(Saved entries)
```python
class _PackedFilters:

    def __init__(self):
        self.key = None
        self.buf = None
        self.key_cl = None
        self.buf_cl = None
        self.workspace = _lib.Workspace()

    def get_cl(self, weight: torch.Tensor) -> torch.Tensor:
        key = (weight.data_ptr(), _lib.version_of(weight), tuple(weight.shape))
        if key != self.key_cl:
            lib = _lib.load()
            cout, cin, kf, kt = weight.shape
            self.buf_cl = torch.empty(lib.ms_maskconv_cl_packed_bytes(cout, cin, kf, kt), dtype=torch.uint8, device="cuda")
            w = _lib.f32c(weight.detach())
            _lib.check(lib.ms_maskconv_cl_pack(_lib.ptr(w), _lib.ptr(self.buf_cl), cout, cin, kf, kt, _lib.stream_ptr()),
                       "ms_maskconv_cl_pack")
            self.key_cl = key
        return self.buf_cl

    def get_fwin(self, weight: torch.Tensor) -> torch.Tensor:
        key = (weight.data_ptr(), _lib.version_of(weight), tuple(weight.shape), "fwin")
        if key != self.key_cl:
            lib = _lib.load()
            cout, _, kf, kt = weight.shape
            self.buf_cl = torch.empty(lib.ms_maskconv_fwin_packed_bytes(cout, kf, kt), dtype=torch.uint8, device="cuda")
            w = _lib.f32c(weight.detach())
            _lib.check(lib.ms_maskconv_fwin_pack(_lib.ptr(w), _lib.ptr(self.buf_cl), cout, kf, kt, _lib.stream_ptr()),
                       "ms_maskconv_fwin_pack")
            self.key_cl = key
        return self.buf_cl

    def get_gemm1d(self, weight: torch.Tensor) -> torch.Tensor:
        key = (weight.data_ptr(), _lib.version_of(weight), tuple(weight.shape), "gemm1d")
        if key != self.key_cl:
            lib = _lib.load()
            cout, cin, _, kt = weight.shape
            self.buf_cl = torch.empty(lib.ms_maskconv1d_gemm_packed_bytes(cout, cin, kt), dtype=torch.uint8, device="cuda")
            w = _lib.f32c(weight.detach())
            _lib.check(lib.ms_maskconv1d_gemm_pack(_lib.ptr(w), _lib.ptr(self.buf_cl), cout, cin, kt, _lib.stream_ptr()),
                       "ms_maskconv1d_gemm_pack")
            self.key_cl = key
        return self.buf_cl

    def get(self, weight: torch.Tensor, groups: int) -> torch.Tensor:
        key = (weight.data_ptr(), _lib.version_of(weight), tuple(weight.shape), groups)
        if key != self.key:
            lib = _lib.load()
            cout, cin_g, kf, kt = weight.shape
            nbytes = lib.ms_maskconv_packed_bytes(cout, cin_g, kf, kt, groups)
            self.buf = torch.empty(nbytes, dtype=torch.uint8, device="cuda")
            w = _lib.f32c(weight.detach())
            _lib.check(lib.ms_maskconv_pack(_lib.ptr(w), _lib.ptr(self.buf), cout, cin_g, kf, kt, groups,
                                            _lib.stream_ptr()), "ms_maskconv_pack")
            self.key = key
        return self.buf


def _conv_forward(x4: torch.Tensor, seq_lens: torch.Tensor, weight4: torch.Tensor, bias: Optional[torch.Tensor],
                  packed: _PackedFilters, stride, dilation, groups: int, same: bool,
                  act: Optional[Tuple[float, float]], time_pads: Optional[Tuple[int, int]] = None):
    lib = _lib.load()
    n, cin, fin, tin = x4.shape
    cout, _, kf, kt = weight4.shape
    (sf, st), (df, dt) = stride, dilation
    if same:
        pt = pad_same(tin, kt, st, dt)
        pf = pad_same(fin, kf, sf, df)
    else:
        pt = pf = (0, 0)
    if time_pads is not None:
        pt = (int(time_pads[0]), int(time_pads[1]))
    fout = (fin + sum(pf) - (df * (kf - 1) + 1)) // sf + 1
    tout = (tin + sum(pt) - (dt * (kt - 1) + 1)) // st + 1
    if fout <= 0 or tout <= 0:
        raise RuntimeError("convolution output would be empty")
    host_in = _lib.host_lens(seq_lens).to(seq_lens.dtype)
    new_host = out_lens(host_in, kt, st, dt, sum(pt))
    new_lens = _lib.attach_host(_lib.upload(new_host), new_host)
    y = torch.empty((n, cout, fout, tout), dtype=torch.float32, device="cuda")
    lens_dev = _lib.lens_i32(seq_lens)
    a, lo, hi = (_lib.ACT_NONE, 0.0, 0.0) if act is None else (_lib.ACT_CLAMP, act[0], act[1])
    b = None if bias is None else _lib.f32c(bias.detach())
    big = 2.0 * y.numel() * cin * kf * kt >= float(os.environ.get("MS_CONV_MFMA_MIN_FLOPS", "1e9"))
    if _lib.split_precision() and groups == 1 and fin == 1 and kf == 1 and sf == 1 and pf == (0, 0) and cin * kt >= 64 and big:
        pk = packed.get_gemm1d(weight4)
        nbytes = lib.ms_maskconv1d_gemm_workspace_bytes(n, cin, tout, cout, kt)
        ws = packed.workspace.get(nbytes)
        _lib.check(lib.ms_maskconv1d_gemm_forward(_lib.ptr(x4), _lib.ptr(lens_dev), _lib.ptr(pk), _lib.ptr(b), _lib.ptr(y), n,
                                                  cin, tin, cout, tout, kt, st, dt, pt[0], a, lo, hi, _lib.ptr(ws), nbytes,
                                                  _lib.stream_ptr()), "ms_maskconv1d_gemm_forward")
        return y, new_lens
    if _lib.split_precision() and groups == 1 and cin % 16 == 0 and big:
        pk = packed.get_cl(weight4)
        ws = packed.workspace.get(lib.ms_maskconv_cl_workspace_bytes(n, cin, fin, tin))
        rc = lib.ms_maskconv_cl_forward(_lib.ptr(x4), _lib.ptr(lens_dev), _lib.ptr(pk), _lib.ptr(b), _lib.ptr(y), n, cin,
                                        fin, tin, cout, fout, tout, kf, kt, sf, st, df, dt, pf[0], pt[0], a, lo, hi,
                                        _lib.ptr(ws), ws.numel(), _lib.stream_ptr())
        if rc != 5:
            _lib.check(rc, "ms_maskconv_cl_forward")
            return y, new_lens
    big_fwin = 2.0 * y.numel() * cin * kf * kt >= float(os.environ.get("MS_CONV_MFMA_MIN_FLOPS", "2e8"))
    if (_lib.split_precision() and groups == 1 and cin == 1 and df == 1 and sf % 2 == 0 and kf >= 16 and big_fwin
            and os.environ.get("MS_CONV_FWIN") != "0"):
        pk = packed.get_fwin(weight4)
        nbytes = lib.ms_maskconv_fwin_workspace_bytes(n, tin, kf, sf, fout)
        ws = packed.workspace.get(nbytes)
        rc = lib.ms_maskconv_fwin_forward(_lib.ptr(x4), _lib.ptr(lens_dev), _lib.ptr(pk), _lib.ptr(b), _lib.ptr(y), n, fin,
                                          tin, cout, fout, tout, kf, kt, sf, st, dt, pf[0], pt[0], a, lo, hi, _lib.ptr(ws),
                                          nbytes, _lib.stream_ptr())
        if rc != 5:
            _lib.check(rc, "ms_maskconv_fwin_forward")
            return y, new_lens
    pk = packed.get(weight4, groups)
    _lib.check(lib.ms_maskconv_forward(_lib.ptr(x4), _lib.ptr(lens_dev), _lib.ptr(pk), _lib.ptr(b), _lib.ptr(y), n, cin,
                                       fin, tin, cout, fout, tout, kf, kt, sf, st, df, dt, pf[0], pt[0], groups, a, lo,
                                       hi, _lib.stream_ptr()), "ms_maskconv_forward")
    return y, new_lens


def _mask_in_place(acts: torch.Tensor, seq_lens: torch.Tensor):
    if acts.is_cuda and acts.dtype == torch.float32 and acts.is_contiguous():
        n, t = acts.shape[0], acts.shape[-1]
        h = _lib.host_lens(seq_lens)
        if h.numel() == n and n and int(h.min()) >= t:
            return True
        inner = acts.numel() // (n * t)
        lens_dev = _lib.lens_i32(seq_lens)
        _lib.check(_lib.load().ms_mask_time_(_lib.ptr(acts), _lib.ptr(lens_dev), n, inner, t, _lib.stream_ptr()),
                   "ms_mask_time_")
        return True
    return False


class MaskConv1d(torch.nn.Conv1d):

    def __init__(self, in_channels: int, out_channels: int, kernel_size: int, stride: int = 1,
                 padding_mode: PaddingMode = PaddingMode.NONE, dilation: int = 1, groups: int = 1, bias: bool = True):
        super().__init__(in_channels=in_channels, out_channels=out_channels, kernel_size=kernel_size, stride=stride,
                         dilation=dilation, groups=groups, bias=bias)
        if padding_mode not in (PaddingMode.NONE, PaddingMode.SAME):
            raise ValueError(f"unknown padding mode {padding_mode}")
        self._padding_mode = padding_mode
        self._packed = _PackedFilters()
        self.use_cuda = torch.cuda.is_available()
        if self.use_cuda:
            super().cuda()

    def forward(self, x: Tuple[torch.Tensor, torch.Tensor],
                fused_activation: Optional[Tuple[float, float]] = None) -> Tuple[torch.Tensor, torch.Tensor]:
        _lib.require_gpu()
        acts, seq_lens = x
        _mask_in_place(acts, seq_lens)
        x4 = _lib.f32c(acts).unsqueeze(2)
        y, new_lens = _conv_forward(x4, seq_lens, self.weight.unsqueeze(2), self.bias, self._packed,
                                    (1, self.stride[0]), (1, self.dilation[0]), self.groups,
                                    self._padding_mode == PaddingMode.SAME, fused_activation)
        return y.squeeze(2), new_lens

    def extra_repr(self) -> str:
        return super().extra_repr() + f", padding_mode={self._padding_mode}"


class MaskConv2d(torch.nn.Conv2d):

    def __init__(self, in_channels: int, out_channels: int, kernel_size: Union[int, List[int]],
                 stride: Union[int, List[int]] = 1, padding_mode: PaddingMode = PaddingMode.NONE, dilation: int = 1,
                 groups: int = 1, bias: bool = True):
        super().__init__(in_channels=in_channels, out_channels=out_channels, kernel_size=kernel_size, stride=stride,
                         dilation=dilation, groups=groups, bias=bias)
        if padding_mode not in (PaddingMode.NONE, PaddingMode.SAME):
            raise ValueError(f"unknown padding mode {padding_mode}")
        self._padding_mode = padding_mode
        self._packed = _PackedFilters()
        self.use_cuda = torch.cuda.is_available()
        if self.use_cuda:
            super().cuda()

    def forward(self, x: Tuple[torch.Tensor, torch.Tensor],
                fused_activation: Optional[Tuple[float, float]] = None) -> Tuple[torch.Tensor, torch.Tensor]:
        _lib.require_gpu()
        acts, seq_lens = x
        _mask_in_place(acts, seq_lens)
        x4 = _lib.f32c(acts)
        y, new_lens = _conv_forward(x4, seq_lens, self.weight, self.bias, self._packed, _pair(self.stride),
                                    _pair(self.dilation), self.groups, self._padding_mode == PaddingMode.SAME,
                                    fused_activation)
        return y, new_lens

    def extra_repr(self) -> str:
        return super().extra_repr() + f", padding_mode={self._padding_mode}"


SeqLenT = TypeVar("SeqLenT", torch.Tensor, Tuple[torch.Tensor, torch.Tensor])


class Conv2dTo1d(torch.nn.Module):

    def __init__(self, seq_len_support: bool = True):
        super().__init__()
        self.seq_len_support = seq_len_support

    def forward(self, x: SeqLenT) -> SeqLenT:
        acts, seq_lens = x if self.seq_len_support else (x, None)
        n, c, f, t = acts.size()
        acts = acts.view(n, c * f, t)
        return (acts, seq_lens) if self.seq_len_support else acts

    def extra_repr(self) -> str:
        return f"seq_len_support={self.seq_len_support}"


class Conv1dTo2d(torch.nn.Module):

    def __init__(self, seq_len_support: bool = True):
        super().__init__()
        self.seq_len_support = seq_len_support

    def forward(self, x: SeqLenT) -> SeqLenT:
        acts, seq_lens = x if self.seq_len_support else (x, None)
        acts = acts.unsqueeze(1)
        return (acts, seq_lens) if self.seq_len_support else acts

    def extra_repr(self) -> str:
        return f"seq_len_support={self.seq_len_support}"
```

▶ [Task instructions]
Every line in the records above that has "fout" counts once. Give the total and nothing else.

▶ [Result of the task]
7